To the best of our knowledge, this is the first randomized controlled trial to assess the outcomes including pain (VAS), foot function (AOFAS) and complications of FC versus SLC in pseudo-Jones metatarsal fracture with 8 weeks follow-up. The follow up was reasonably high, at 100 and 97% in FC and SLC groups respectively. An intention to treat analysis was applied by considering all patients in the groups to which they were originally randomly allocated, thus minimizing bias.

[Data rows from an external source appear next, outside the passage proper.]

template <typename T, int KC, int PF>
__global__ __launch_bounds__(512, 1) void conv1x1_xres_kernel(ConvGemmArgs p, int npb, unsigned long long* ts) {
  constexpr int WC = 4, WP = 8;
  constexpr int NKS = 2 * KC;
  constexpr int XCHUNK = 32 * 1024;
  constexpr int ROWB = WC * 32 + 16;
  constexpr int STG = 16 * ROWB;
  static_assert(NKS % PF == 0, "the prefetch ring must divide the k-steps (static register indices)");
  static_assert(KC * XCHUNK + 8 * STG <= 160 * 1024, "LDS");
  extern __shared__ __attribute__((aligned(1024))) unsigned char smem[];

  const int lane = threadIdx.x & 63;
  const int wave = __builtin_amdgcn_readfirstlane(threadIdx.x >> 6);
  const int xcd = blockIdx.x & 7, slot = blockIdx.x >> 3;
  const int pblk = xcd * ((npb + 7) >> 3) + slot;
  if (pblk >= npb) return;
  auto stamp = [&](int i) {
    if (ts && lane == 0 && i < 16) ts[((size_t)blockIdx.x * 8 + wave) * 16 + i] = __builtin_readcyclecounter();
  };
  stamp(0);

  {
    const long zero_off = reinterpret_cast<const unsigned char*>(g_xres_zeros) - reinterpret_cast<const unsigned char*>(p.x);
    const int q = lane >> 3;
#pragma unroll
    for (int m = 0; m < KC * 4; ++m) {
      const int id = wave + 8 * m;
      const int cc2 = id >> 5, t = (id & 31) >> 1, half = id & 1;
      const int kchunk = (lane & 7) ^ (4 * half + ((q >> 1) & 3));
      const int pix = (pblk * 16 + t) * 16 + 8 * half + q;
      const long off = pix < p.npix ? ((long)pix * p.cin_s + cc2 * 64 + kchunk * 8) * 2 : zero_off;
      __builtin_amdgcn_global_load_lds(
          (const __attribute__((address_space(1))) void*)(reinterpret_cast<const unsigned char*>(p.x) + off),
          (__attribute__((address_space(3))) void*)(smem + id * 1024), 16, 0, 0);
    }
  }

  const int wc = wave & 3, wp = wave >> 2;
  const int j16 = lane & 15, g = lane >> 4;
  const int ncb = (p.ctiles + 15) >> 4;
  int b_off[2];
  {
    const int q = j16 & 7, h = j16 >> 3;
#pragma unroll
    for (int c = 0; c < 2; ++c) b_off[c] = wp * WP * 2048 + 1024 * h + 128 * q + 16 * ((4 * c + g) ^ (4 * h + ((q >> 1) & 3)));
  }
  const __amdgpu_buffer_rsrc_t rs_w =
      __builtin_amdgcn_make_buffer_rsrc(const_cast<u32x4*>(p.w), 0, p.ctiles * p.ksteps * 1024, 0x00020000);
  const __amdgpu_buffer_rsrc_t rs_y = __builtin_amdgcn_make_buffer_rsrc(p.y, 0, p.npix * p.cout_s * 2, 0x00020000);
  const int lane16 = lane * 16;
  u32x4 a[PF][WC];
  auto load_a = [&](auto slot_tag, int cb, int ks) {
    constexpr int sl = decltype(slot_tag)::value;
#pragma unroll
    for (int c = 0; c < WC; ++c) {
      const int ct = min(cb * 16 + wc * WC + c, p.ctiles - 1);
      a[sl][c] = __builtin_amdgcn_raw_buffer_load_b128(rs_w, lane16, (ct * p.ksteps + ks) * 1024, 0);
    }
  };
  static_for<0, PF>([&](auto i) { load_a(i, 0, decltype(i)::value); });

  asm volatile("s_waitcnt vmcnt(0)" ::: "memory");
  __builtin_amdgcn_s_barrier();
  stamp(1);

  unsigned char* stg = smem + KC * XCHUNK + wave * STG;
  const int st_rd = (lane >> 3) * ROWB + (lane & 7) * 16;
  const int st_voff = ((lane >> 3) * p.cout_s + (lane & 7) * 8) * 2;
  const int pix_wave = (pblk * 16 + wp * WP) * 16;

  u32x4 b_lo[4], b_hi[4];
  auto read_b = [&](u32x4* bh, int ks, int half) {
#pragma unroll
    for (int t = 0; t < 4; ++t)
      bh[t] = *reinterpret_cast<const u32x4*>(smem + (ks >> 1) * XCHUNK + b_off[ks & 1] + (half * 4 + t) * 2048);
  };

  for (int cb = 0; cb < ncb; ++cb) {
    read_b(b_lo, 0, 0);
    f32x4 acc[WC][WP];
#pragma unroll
    for (int c = 0; c < WC; ++c)
#pragma unroll
      for (int t = 0; t < WP; ++t) acc[c][t] = (f32x4){0.f, 0.f, 0.f, 0.f};

    auto kstep = [&](auto ks_tag) {
      constexpr int ks = decltype(ks_tag)::value;
      constexpr int sl = ks % PF;
      read_b(b_hi, ks, 1);
      __builtin_amdgcn_sched_barrier(0);
#pragma unroll
      for (int t = 0; t < 4; ++t)
#pragma unroll
        for (int c = 0; c < WC; ++c) acc[c][t] = mfma16(as_vec8<T>(a[sl][c]), as_vec8<T>(b_lo[t]), acc[c][t]);
      __builtin_amdgcn_sched_barrier(0);
      if constexpr (ks + 1 < NKS) read_b(b_lo, ks + 1, 0);
      __builtin_amdgcn_sched_barrier(0);
#pragma unroll
      for (int t = 0; t < 4; ++t)
#pragma unroll
        for (int c = 0; c < WC; ++c) acc[c][4 + t] = mfma16(as_vec8<T>(a[sl][c]), as_vec8<T>(b_hi[t]), acc[c][4 + t]);
      __builtin_amdgcn_sched_barrier(0);
      if constexpr (ks + PF < NKS) load_a(std::integral_constant<int, sl>{}, cb, ks + PF);
      __builtin_amdgcn_sched_barrier(0);
    };
    static_for<0, NKS>(kstep);
    stamp(2 + 2 * cb);

    const int cout_base = (cb * 16 + wc * WC) * 16;
    const bool full = pix_wave + WP * 16 <= p.npix && cout_base + WC * 16 <= p.cout_s;
    if (p.stats && pix_wave < p.npix) {
      const int chunk = pblk * 2 + wp;
      constexpr float inv_cnt = 1.f / (float)(WP * 16);
#pragma unroll
      for (int c = 0; c < WC; ++c) {
        f32x2 vr[WP][2];
#pragma unroll
        for (int t = 0; t < WP; ++t) {
#pragma unroll
          for (int hh = 0; hh < 2; ++hh) {
            float r0, r1;
            unpack2<T>(pack2<T>(acc[c][t][2 * hh], acc[c][t][2 * hh + 1]), r0, r1);
            vr[t][hh] = (f32x2){r0, r1};
          }
        }
        f32x2 s0[2] = {vr[0][0], vr[0][1]};
#pragma unroll
        for (int t = 1; t < WP; ++t) {
          s0[0] += vr[t][0];
          s0[1] += vr[t][1];
        }
        float mean[4];
#pragma unroll
        for (int r = 0; r < 4; ++r) mean[r] = row16_sum_x(s0[r >> 1][r & 1]) * inv_cnt;
        const f32x2 m2[2] = {(f32x2){mean[0], mean[1]}, (f32x2){mean[2], mean[3]}};
        f32x2 s1[2];
#pragma unroll
        for (int hh = 0; hh < 2; ++hh) {
          const f32x2 dv = vr[0][hh] - m2[hh];
          s1[hh] = dv * dv;
        }
#pragma unroll
        for (int t = 1; t < WP; ++t)
#pragma unroll
          for (int hh = 0; hh < 2; ++hh) {
            const f32x2 dv = vr[t][hh] - m2[hh];
            s1[hh] += dv * dv;
          }
        float o[8];
#pragma unroll
        for (int r = 0; r < 4; ++r) {
          o[2 * r] = mean[r];
          o[2 * r + 1] = row16_sum_x(s1[r >> 1][r & 1]);
        }
        const int ch = cout_base + c * 16 + 4 * g;
        if (j16 == 0 && ch < p.cout_s) {
          float* dst = p.stats + ((size_t)chunk * p.cout_s + ch) * 2;
          *reinterpret_cast<f32x4*>(dst) = (f32x4){o[0], o[1], o[2], o[3]};
          *reinterpret_cast<f32x4*>(dst + 4) = (f32x4){o[4], o[5], o[6], o[7]};
        }
      }
    }
    auto emit = [&](auto full_tag) {
      constexpr bool FULL = decltype(full_tag)::value;
#pragma unroll
      for (int t = 0; t < WP; ++t) {
#pragma unroll
        for (int c = 0; c < WC; ++c) {
          const f32x4 v = acc[c][t];
          *reinterpret_cast<u32x2*>(stg + j16 * ROWB + c * 32 + g * 8) = (u32x2){pack2<T>(v[0], v[1]), pack2<T>(v[2], v[3])};
        }
        asm volatile("s_waitcnt lgkmcnt(0)" ::: "memory");
#pragma unroll
        for (int it = 0; it < 2; ++it) {
          const u32x4 o = *reinterpret_cast<const u32x4*>(stg + st_rd + it * 8 * ROWB);
          const int pix0 = pix_wave + t * 16 + it * 8;
          if (FULL || (pix0 + (lane >> 3) < p.npix && cout_base + (lane & 7) * 8 < p.cout_s))
            __builtin_amdgcn_raw_buffer_store_b128(o, rs_y, st_voff, (pix0 * p.cout_s + cout_base) * 2, 2);
        }
        asm volatile("s_waitcnt lgkmcnt(0)" ::: "memory");
        if (t == WP / 2 - 1 && cb + 1 < ncb) {
          __builtin_amdgcn_sched_barrier(0);
          static_for<0, PF>([&](auto i) { load_a(i, cb + 1, decltype(i)::value); });
          __builtin_amdgcn_sched_barrier(0);
        }
      }
    };
    if (full) emit(std::true_type{});
    else emit(std::false_type{});
    stamp(3 + 2 * cb);
  }
}

CGAN_KNOB(unsigned long long*, g_xres_ts, nullptr);

template <typename T, int KC, int PF>
int launch_xres(const ConvGemmArgs& a, hipStream_t s) {
  constexpr size_t smem = (size_t)KC * 32 * 1024 + 8 * 16 * (4 * 32 + 16);
  static bool attr_set = false;
  if (!attr_set) {
    hipError_t e = hipFuncSetAttribute(reinterpret_cast<const void*>(&conv1x1_xres_kernel<T, KC, PF>),
                                       hipFuncAttributeMaxDynamicSharedMemorySize, 160 * 1024);
    if (e != hipSuccess) {
      cgan_set_error("conv1x1_xres: hipFuncSetAttribute failed: %s", hipGetErrorString(e));
      return CGAN_ERR_HIP;
    }
    attr_set = true;
  }
  const int npb = ceil_div(a.npix, 256);
  hipLaunchKernelGGL((conv1x1_xres_kernel<T, KC, PF>), dim3(ceil_div(npb, 8) * 8), dim3(512), smem, s, a, npb, g_xres_ts);
  return CGAN_OK;
}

Radiographic evaluation at 8 weeks in all participants was done, so the incidence of fracture union was assessed to be 100%.

Limitations

This study done to evaluate the use of foot cast and short leg cast and some participants had NSAIDs while some participants did not. Although the co-intervention effect might be influence to change the outcome VAS, AOFAS scales and bony union however additional pain medication was also similar in both groups. The sample size calculation was computed to assess primary outcomes between groups but may not be generalizable to assess secondary outcomes, therefore the statistical insignificance may be due to the risk of type II errors.

Conclusion

This study demonstrated that the application of a foot cast can improve pain VAS and AOFAS function at 2 and 4 weeks in the treatment of pseudo-jones metatarsal fractures when compared to short leg casting. However, there was no statistically significant difference between the two groups at 6 and 8 weeks. All participants have 100% incidence of radiographic union in both groups. Cost-effective analysis should be done to compare FC and SLC in the future.